On the way home we walk through a bigger town where S. buys a sturdy sugar cane stalk. A deep red and yellow sunset – the most beautiful are African – as we near the campsite. A quick swim in cool water, clouds reflected in little ripples and the setting sun slowly sending a dark shade over the lake. Around eight we stumble in the dark up to the main campsite where Anastine is cooking spicy chicken curry, rice, sweet guacamole, warm chapattis and vegetable stew for us, the only guests. Her kitchen: a stout black cast-iron stove with a wood fire underneath and a lantern hanging from the roof casting a dark shadow, a bubbling pot of chicken curry and a toddler half asleep on a chair in the corner.

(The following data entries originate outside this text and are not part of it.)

_P = C.POINTER
SIGNATURES = {
    'earl_tabletop_step': [_P(TabletopCfg), _P(TabletopState), C.c_void_p, C.c_void_p, _P(TabletopOut), C.c_void_p],
    'earl_tabletop_rollout': [_P(TabletopCfg), _P(TabletopState), C.c_int32, C.c_void_p, _P(TabletopOut), C.c_void_p],
    'earl_tabletop_reset_rollout': [_P(TabletopCfg), _P(TabletopState), C.c_int32, C.c_void_p, _P(TabletopOut), C.c_void_p],
    'earl_tabletop_eval_episodes': [_P(TabletopCfg), _P(TabletopState), C.c_int32, C.c_int32, C.c_void_p, C.c_int64, _P(TabletopOut), C.c_void_p],
    'earl_tabletop_policy_rollout': [_P(TabletopCfg), _P(TabletopState), _P(MlpPolicy), C.c_int32, C.c_int32, C.c_int32, _P(TabletopOut), C.c_void_p, C.c_void_p],
    'earl_tabletop_policy_rollout_gaussian': [_P(TabletopCfg), _P(TabletopState), _P(MlpPolicy), _P(GaussianHead), C.c_int32, C.c_int32, C.c_int32, _P(TabletopOut),
                                              C.c_void_p, C.c_void_p],
    'earl_tabletop_population_rollout': [_P(TabletopCfg), _P(TabletopState), _P(MlpPolicy), _P(PolicyPopulation), _P(GaussianHead), C.c_int32, C.c_int32, C.c_int32,
                                         _P(TabletopOut), C.c_void_p, _P(EpisodeSummary), C.c_void_p],
    'earl_tabletop_pair_rollout': [_P(TabletopCfg), _P(TabletopState), _P(MlpPolicy), _P(AgentPair), _P(GaussianHead), C.c_int32, C.c_int32, C.c_int32, _P(TabletopOut),
                                   C.c_void_p, C.c_void_p],
    'earl_tabletop_reset': [_P(TabletopCfg), _P(TabletopState), C.c_void_p, C.c_void_p, C.c_void_p, C.c_void_p],
    'earl_tabletop_observe': [_P(TabletopCfg), _P(TabletopState), _P(TabletopOut), C.c_void_p],
    'earl_tabletop_reward': [C.c_int32, C.c_void_p, C.c_int32, C.c_int32, C.c_void_p, C.c_void_p, C.c_void_p],
    'earl_tabletop_valid_init': [C.c_int32, C.c_void_p, C.c_void_p, C.c_void_p],
    'earl_tabletop3_step': [_P(TabletopCfg), _P(TabletopState), C.c_void_p, _P(TabletopOut), C.c_void_p],
    'earl_tabletop3_rollout': [_P(TabletopCfg), _P(TabletopState), C.c_int32, C.c_void_p, _P(TabletopOut), C.c_void_p],
    'earl_tabletop3_reset': [_P(TabletopCfg), _P(TabletopState), C.c_void_p, C.c_void_p, C.c_void_p],
    'earl_tabletop3_reward': [C.c_int32, C.c_void_p, C.c_int32, C.c_void_p, C.c_void_p, C.c_void_p],
    'earl_tabletop3_eval_episodes': [_P(TabletopCfg), _P(TabletopState), C.c_int32, C.c_int32, C.c_void_p, C.c_int64, _P(TabletopOut), C.c_void_p],
    'earl_tabletop3_policy_rollout': [_P(TabletopCfg), _P(TabletopState), _P(MlpPolicy), _P(PolicyPopulation), _P(GaussianHead), C.c_int32, C.c_int32, C.c_int32,
                                      _P(TabletopOut), C.c_void_p, _P(EpisodeSummary), C.c_void_p],
    'earl_tabletop3_pair_rollout': [_P(TabletopCfg), _P(TabletopState), _P(MlpPolicy), _P(AgentPair), _P(GaussianHead), C.c_int32, C.c_int32, C.c_int32, _P(TabletopOut),
                                    C.c_void_p, C.c_void_p],
    'earl_tabletop_branch_rollout': [_P(TabletopCfg), _P(TabletopState), C.c_int32, C.c_int32, C.c_void_p, C.c_int64, _P(EpisodeSummary), C.c_void_p, C.c_void_p],
    'earl_tabletop3_branch_rollout': [_P(TabletopCfg), _P(TabletopState), C.c_int32, C.c_int32, C.c_void_p, C.c_int64, _P(EpisodeSummary), C.c_void_p, C.c_void_p],
    'earl_tabletop_plan_mppi': [_P(TabletopCfg), _P(TabletopState), _P(PlanParams)] + [C.c_void_p] * 7,
    'earl_tabletop3_plan_mppi': [_P(TabletopCfg), _P(TabletopState), _P(PlanParams)] + [C.c_void_p] * 7,
    'earl_tabletop_plan_candidates': [_P(TabletopCfg), _P(PlanParams), C.c_int32, C.c_void_p, C.c_void_p, C.c_void_p],
    'earl_tabletop_mpc_rollout': [_P(TabletopCfg), _P(TabletopState), _P(PlanParams), C.c_int32, _P(TabletopOut), _P(MpcOut), C.c_void_p],
    'earl_tabletop3_mpc_rollout': [_P(TabletopCfg), _P(TabletopState), _P(PlanParams), C.c_int32, _P(TabletopOut), _P(MpcOut), C.c_void_p],
    'earl_tabletop_plan_mppi_value': [_P(TabletopCfg), _P(TabletopState), _P(PlanParams), _P(PlanValue)] + [C.c_void_p] * 7,
    'earl_tabletop3_plan_mppi_value': [_P(TabletopCfg), _P(TabletopState), _P(PlanParams), _P(PlanValue)] + [C.c_void_p] * 7,
    'earl_tabletop_mpc_rollout_value': [_P(TabletopCfg), _P(TabletopState), _P(PlanParams), _P(PlanValue), C.c_int32, _P(TabletopOut), _P(MpcOut), C.c_void_p],
    'earl_tabletop3_mpc_rollout_value': [_P(TabletopCfg), _P(TabletopState), _P(PlanParams), _P(PlanValue), C.c_int32, _P(TabletopOut), _P(MpcOut), C.c_void_p],
    'earl_tabletop_plan_mppi_prior': [_P(TabletopCfg), _P(TabletopState), _P(PlanParams), _P(PlanValue), _P(PlanPrior)] + [C.c_void_p] * 7,
    'earl_tabletop3_plan_mppi_prior': [_P(TabletopCfg), _P(TabletopState), _P(PlanParams), _P(PlanValue), _P(PlanPrior)] + [C.c_void_p] * 7,
    'earl_tabletop_plan_cem': [_P(TabletopCfg), _P(TabletopState), _P(CemParams), _P(PlanValue)] + [C.c_void_p] * 9,
    'earl_tabletop3_plan_cem': [_P(TabletopCfg), _P(TabletopState), _P(CemParams), _P(PlanValue)] + [C.c_void_p] * 9,
    'earl_tabletop_cem_candidates': [_P(TabletopCfg), _P(CemParams), C.c_int32, C.c_void_p, C.c_void_p, C.c_void_p, C.c_void_p],
    'earl_tabletop_mpc_rollout_cem': [_P(TabletopCfg), _P(TabletopState), _P(CemParams), _P(PlanValue), C.c_int32, _P(TabletopOut), _P(MpcOut), C.c_void_p],
    'earl_tabletop3_mpc_rollout_cem': [_P(TabletopCfg), _P(TabletopState), _P(CemParams), _P(PlanValue), C.c_int32, _P(TabletopOut), _P(MpcOut), C.c_void_p],
    'earl_debug_set_rollout_impl': [C.c_int],
    'earl_debug_set_rollout3_form': [C.c_int],
    'earl_debug_set_rollout_wgs_per_cu': [C.c_int],
    'earl_debug_read_ws_profile': [C.c_void_p, C.c_int32],
    'earl_sawyer_sparse_f64': [C.c_int32, C.c_void_p, C.c_double, C.c_void_p, C.c_void_p, C.c_void_p],
    'earl_sawyer_sparse_f32': [C.c_int32, C.c_void_p, C.c_double, C.c_void_p, C.c_void_p, C.c_void_p],
    'earl_minitaur_leg_to_motor': [C.c_int32, C.c_void_p, C.c_void_p, C.c_void_p],
    'earl_minitaur_motor_torque': [C.c_int32, _P(MotorParams), C.c_void_p, C.c_void_p, C.c_void_p, C.c_void_p, C.c_void_p, C.c_void_p],
    'earl_minitaur_reward': [C.c_int32, C.c_void_p, C.c_double, C.c_double, C.c_double, C.c_void_p, C.c_void_p, C.c_void_p],
    'earl_kitchen_reward': [C.c_int32] + [C.c_void_p] * 6,
    'earl_kitchen_default_params': [_P(KitchenParams)],
    'earl_kitchen_action': [C.c_int32, _P(KitchenParams)] + [C.c_void_p] * 5,
    'earl_kitchen_obs': [C.c_int32, _P(KitchenParams)] + [C.c_void_p] * 5,
    'earl_philox_uniform': [C.c_int32, C.c_int32, C.c_uint64, C.c_uint64, C.c_int32, C.c_uint32, C.c_double, C.c_double, C.c_void_p, C.c_void_p],
    'earl_physics_step': [C.c_void_p, C.c_void_p, C.c_int32, C.c_int32, C.c_int32] + [C.c_void_p] * 7,
    'earl_physics_forward': [C.c_void_p, C.c_void_p, C.c_int32, C.c_int32] + [C.c_void_p] * 9,
    'earl_physics_model_size': [],
    'earl_physics_model24_size': [],
    'earl_collision_model_size': [],
    'earl_sawyer_cfg_size': [],
    'earl_physics_forget_table': [C.c_void_p],
    'earl_debug_set_physics_lanes': [C.c_int],
    'earl_debug_set_door_variant': [C.c_int],
    'earl_debug_set_peg_schedule': [C.c_int],
    'earl_debug_set_sawyer_prior_launches': [C.c_int],
    'earl_kitchen_step': [C.c_void_p, C.c_void_p, _P(KitchenParams), _P(KitchenCfg), _P(KitchenState), C.c_void_p, _P(KitchenOut), C.c_void_p],
    'earl_kitchen_rollout': [C.c_void_p, C.c_void_p, _P(KitchenParams), _P(KitchenCfg), _P(KitchenState), C.c_void_p, C.c_int32, _P(KitchenOut), C.c_void_p],
    'earl_sawyer_rollout': [C.c_void_p, C.c_void_p, C.c_int32, _P(SawyerCfg), _P(SawyerState), C.c_void_p, C.c_int32, _P(SawyerOut), C.c_void_p],
    'earl_minitaur_rollout': [C.c_void_p, C.c_void_p, _P(MinitaurCfg), _P(MinitaurState), C.c_void_p, C.c_int32, _P(MinitaurOut), C.c_void_p],
    'earl_sawyer_rollout_clocked': [C.c_void_p, C.c_void_p, C.c_int32, _P(SawyerCfg), _P(SawyerState), C.c_void_p, C.c_int32, C.c_void_p, _P(SawyerOut), C.c_void_p],
    'earl_kitchen_rollout_clocked': [C.c_void_p, C.c_void_p, _P(KitchenParams), _P(KitchenCfg), _P(KitchenState), C.c_void_p, C.c_int32, C.c_void_p, _P(KitchenOut),
                                     C.c_void_p],
    'earl_minitaur_rollout_clocked': [C.c_void_p, C.c_void_p, _P(MinitaurCfg), _P(MinitaurState), C.c_void_p, C.c_int32, C.c_void_p, _P(MinitaurOut), C.c_void_p],
    'earl_sawyer_policy_rollout': [C.c_void_p, C.c_void_p, C.c_int32, _P(SawyerCfg), _P(SawyerState), _P(MlpPolicy), _P(GaussianHead), C.c_void_p, C.c_int32, C.c_void_p,
                                   C.c_void_p, _P(SawyerOut), C.c_void_p],
    'earl_sawyer_population_rollout': [C.c_void_p, C.c_void_p, C.c_int32, _P(SawyerCfg), _P(SawyerState), _P(MlpPolicy), _P(PolicyPopulation), _P(GaussianHead), C.c_void_p,
                                       C.c_int32, C.c_void_p, C.c_void_p, _P(SawyerOut), _P(EpisodeSummary), C.c_void_p],
    'earl_sawyer_pair_rollout': [C.c_void_p, C.c_void_p, C.c_int32, _P(SawyerCfg), _P(SawyerState), _P(MlpPolicy), _P(AgentPair), _P(GaussianHead), C.c_void_p,
                                 C.c_int32, C.c_void_p, C.c_void_p, _P(SawyerOut), C.c_void_p],
    'earl_sawyer_agents_rollout': [C.c_void_p, C.c_void_p, C.c_int32, _P(SawyerCfg), _P(SawyerState), _P(MlpPolicy), _P(AgentPair), _P(PolicyPopulation), _P(BackwardGoals),
                                   _P(GaussianHead), C.c_void_p, C.c_int32, C.c_void_p, C.c_void_p, _P(SawyerOut), _P(EpisodeSummary), C.c_void_p],
    'earl_sawyer_branch_ws_bytes': [C.c_int32, C.c_int32, C.c_int32, _P(C.c_int64)],
    'earl_sawyer_branch_rollout': [C.c_void_p, C.c_void_p, C.c_int32, _P(SawyerCfg), _P(SawyerState), C.c_int32, C.c_int32, C.c_void_p, C.c_int64, C.c_void_p,
                                   _P(SawyerBranchWs), _P(EpisodeSummary), C.c_void_p, C.c_void_p, C.c_void_p],
    'earl_sawyer_plan_ws_bytes': [C.c_int32, C.c_int32, C.c_int32, C.c_int32, _P(C.c_int64)],
    'earl_sawyer_plan_mppi': [C.c_void_p, C.c_void_p, C.c_int32, _P(SawyerCfg), _P(SawyerState), _P(SawyerPlanParams), C.c_void_p, C.c_void_p, C.c_void_p, C.c_void_p,
                              C.c_void_p, C.c_void_p, C.c_void_p, C.c_void_p, _P(SawyerBranchWs), C.c_void_p],
    'earl_sawyer_plan_candidates': [_P(SawyerCfg), _P(SawyerPlanParams), C.c_int32, C.c_void_p, C.c_void_p, C.c_void_p],
    'earl_sawyer_plan_cem': [C.c_void_p, C.c_void_p, C.c_int32, _P(SawyerCfg), _P(SawyerState), _P(SawyerCemParams)] + [C.c_void_p] * 11 + [_P(SawyerBranchWs), C.c_void_p],
    'earl_sawyer_cem_candidates': [_P(SawyerCfg), _P(SawyerCemParams), C.c_int32, C.c_void_p, C.c_void_p, C.c_void_p, C.c_void_p],
    'earl_sawyer_cem_update': [_P(SawyerCfg), _P(SawyerCemParams), C.c_int32] + [C.c_void_p] * 11,
    'earl_sawyer_value_ws_bytes': [C.c_int32, C.c_int32, C.c_int32, C.c_int32, _P(C.c_int64)],
    'earl_sawyer_branch_rollout_value': [C.c_void_p, C.c_void_p, C.c_int32, _P(SawyerCfg), _P(SawyerState), C.c_int32, C.c_int32, C.c_void_p, C.c_int64, C.c_void_p,
                                         _P(PlanValue), _P(SawyerBranchWs), _P(EpisodeSummary), C.c_void_p, C.c_void_p, C.c_void_p],
    'earl_sawyer_plan_mppi_value': [C.c_void_p, C.c_void_p, C.c_int32, _P(SawyerCfg), _P(SawyerState), _P(SawyerPlanParams), _P(PlanValue)] + [C.c_void_p] * 8
                                   + [_P(SawyerBranchWs), C.c_void_p],
    'earl_sawyer_plan_cem_value': [C.c_void_p, C.c_void_p, C.c_int32, _P(SawyerCfg), _P(SawyerState), _P(SawyerCemParams), _P(PlanValue)] + [C.c_void_p] * 11
                                  + [_P(SawyerBranchWs), C.c_void_p],
    'earl_sawyer_prior_ws_bytes': [C.c_int32, C.c_int32, C.c_int32, C.c_int32, _P(C.c_int64)],
    'earl_sawyer_branch_rollout_prior': [C.c_void_p, C.c_void_p, C.c_int32, _P(SawyerCfg), _P(SawyerState), C.c_int32, C.c_int32, C.c_void_p, C.c_int64, C.c_void_p,
                                         _P(PlanValue), _P(SawyerPlanPrior), C.c_int32, C.c_uint32, _P(SawyerBranchWs), _P(EpisodeSummary), C.c_void_p, C.c_void_p, C.c_void_p],
    'earl_sawyer_plan_mppi_prior': [C.c_void_p, C.c_void_p, C.c_int32, _P(SawyerCfg), _P(SawyerState), _P(SawyerPlanParams), _P(PlanValue), _P(SawyerPlanPrior)]
                                   + [C.c_void_p] * 8 + [_P(SawyerBranchWs), C.c_void_p],
    'earl_sawyer_plan_cem_prior': [C.c_void_p, C.c_void_p, C.c_int32, _P(SawyerCfg), _P(SawyerState), _P(SawyerCemParams), _P(PlanValue), _P(SawyerPlanPrior)]
                                  + [C.c_void_p] * 11 + [_P(SawyerBranchWs), C.c_void_p],
    'earl_minitaur_policy_rollout': [C.c_void_p, C.c_void_p, _P(MinitaurCfg), _P(MinitaurState), _P(MlpPolicy), _P(GaussianHead), C.c_void_p, C.c_int32, C.c_void_p,
                                     C.c_void_p, _P(MinitaurOut), C.c_void_p],
    'earl_minitaur_population_rollout': [C.c_void_p, C.c_void_p, _P(MinitaurCfg), _P(MinitaurState), _P(MlpPolicy), _P(PolicyPopulation), _P(GaussianHead), C.c_void_p,
                                         C.c_int32, C.c_void_p, C.c_void_p, _P(MinitaurOut), _P(EpisodeSummary), C.c_void_p],
    'earl_minitaur_agents_rollout': [C.c_void_p, C.c_void_p, _P(MinitaurCfg), _P(MinitaurState), _P(MlpPolicy), _P(AgentPair), _P(PolicyPopulation), _P(BackwardGoals),
                                     _P(GaussianHead), C.c_void_p, C.c_int32, C.c_void_p, C.c_void_p, _P(MinitaurOut), _P(EpisodeSummary), C.c_void_p],
    'earl_kitchen_population_rollout': [C.c_void_p, C.c_void_p, _P(KitchenParams), _P(KitchenCfg), _P(KitchenState), _P(MlpPolicy), _P(PolicyPopulation), _P(GaussianHead),
                                        C.c_void_p, C.c_int32, C.c_void_p, C.c_void_p, _P(KitchenOut), _P(EpisodeSummary), C.c_void_p],
    'earl_kitchen_agents_rollout': [C.c_void_p, C.c_void_p, _P(KitchenParams), _P(KitchenCfg), _P(KitchenState), _P(MlpPolicy), _P(AgentPair), _P(PolicyPopulation),
                                    _P(BackwardGoals), C.c_void_p, C.c_int32, _P(GaussianHead), C.c_void_p, C.c_int32, C.c_void_p, C.c_void_p, _P(KitchenOut),
                                    _P(EpisodeSummary), C.c_void_p],
    'earl_kitchen_policy_rollout': [C.c_void_p, C.c_void_p, _P(KitchenParams), _P(KitchenCfg), _P(KitchenState), _P(MlpPolicy), _P(GaussianHead), C.c_void_p, C.c_int32,
                                    C.c_void_p, C.c_void_p, _P(KitchenOut), C.c_void_p],
    'earl_minitaur_reset': [C.c_void_p, C.c_void_p, _P(MinitaurCfg), _P(MinitaurState), C.c_void_p, C.c_void_p, C.c_void_p],
    'earl_minitaur_cfg_size': [],
    'earl_debug_set_minitaur_stepper': [C.c_int],
    'earl_debug_set_minitaur_duo': [C.c_int],
    'earl_debug_set_solo': [C.c_int],
    'earl_debug_set_solo_mt': [C.c_int],
    'earl_sawyer_reset': [C.c_void_p, C.c_int32, _P(SawyerCfg), _P(SawyerState)] + [C.c_void_p] * 5,
    'earl_sawyer_observe': [C.c_void_p, C.c_int32, _P(SawyerCfg), _P(SawyerState), C.c_void_p, C.c_void_p],
    'earl_sawyer_door_reward': [_P(SawyerCfg), C.c_int32, C.c_void_p, C.c_void_p, C.c_void_p, C.c_void_p],
    'earl_sawyer_door_info': [_P(SawyerCfg), C.c_int32, C.c_void_p, C.c_void_p, C.c_void_p, C.c_void_p],
    'earl_version': [],
    'earl_last_error': [],
    'earl_device_count': [],
}
_RESTYPES = {'earl_version': C.c_char_p, 'earl_last_error': C.c_char_p}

The evenings in Africa are never silent: at dusk there’s the chant of birds who sing loud and clear and talk to each other through loud echoes, there’s the orchestra-like song of the insects with strange clicking and clanging noises completely unfamiliar, the throaty yell of the bullfrog and, at three a.m., shouts from across the lake shores. When I wake up there’s a young man in a green and pink training jacket standing with a gun near our door – the guard – and the lake has fallen silent again only to be replaced by the noisy colobus.
In the morning, an early morning nude swim and a delicious breakfast, big slices of toast with butter, scrambled eggs, chocolate pancakes and fresh papaya and pineapple, hot Arabic coffee with fresh local milk. I spot a black and white colobus with a thick hairy white beard and tale and a white mowhawk, spiky on its back.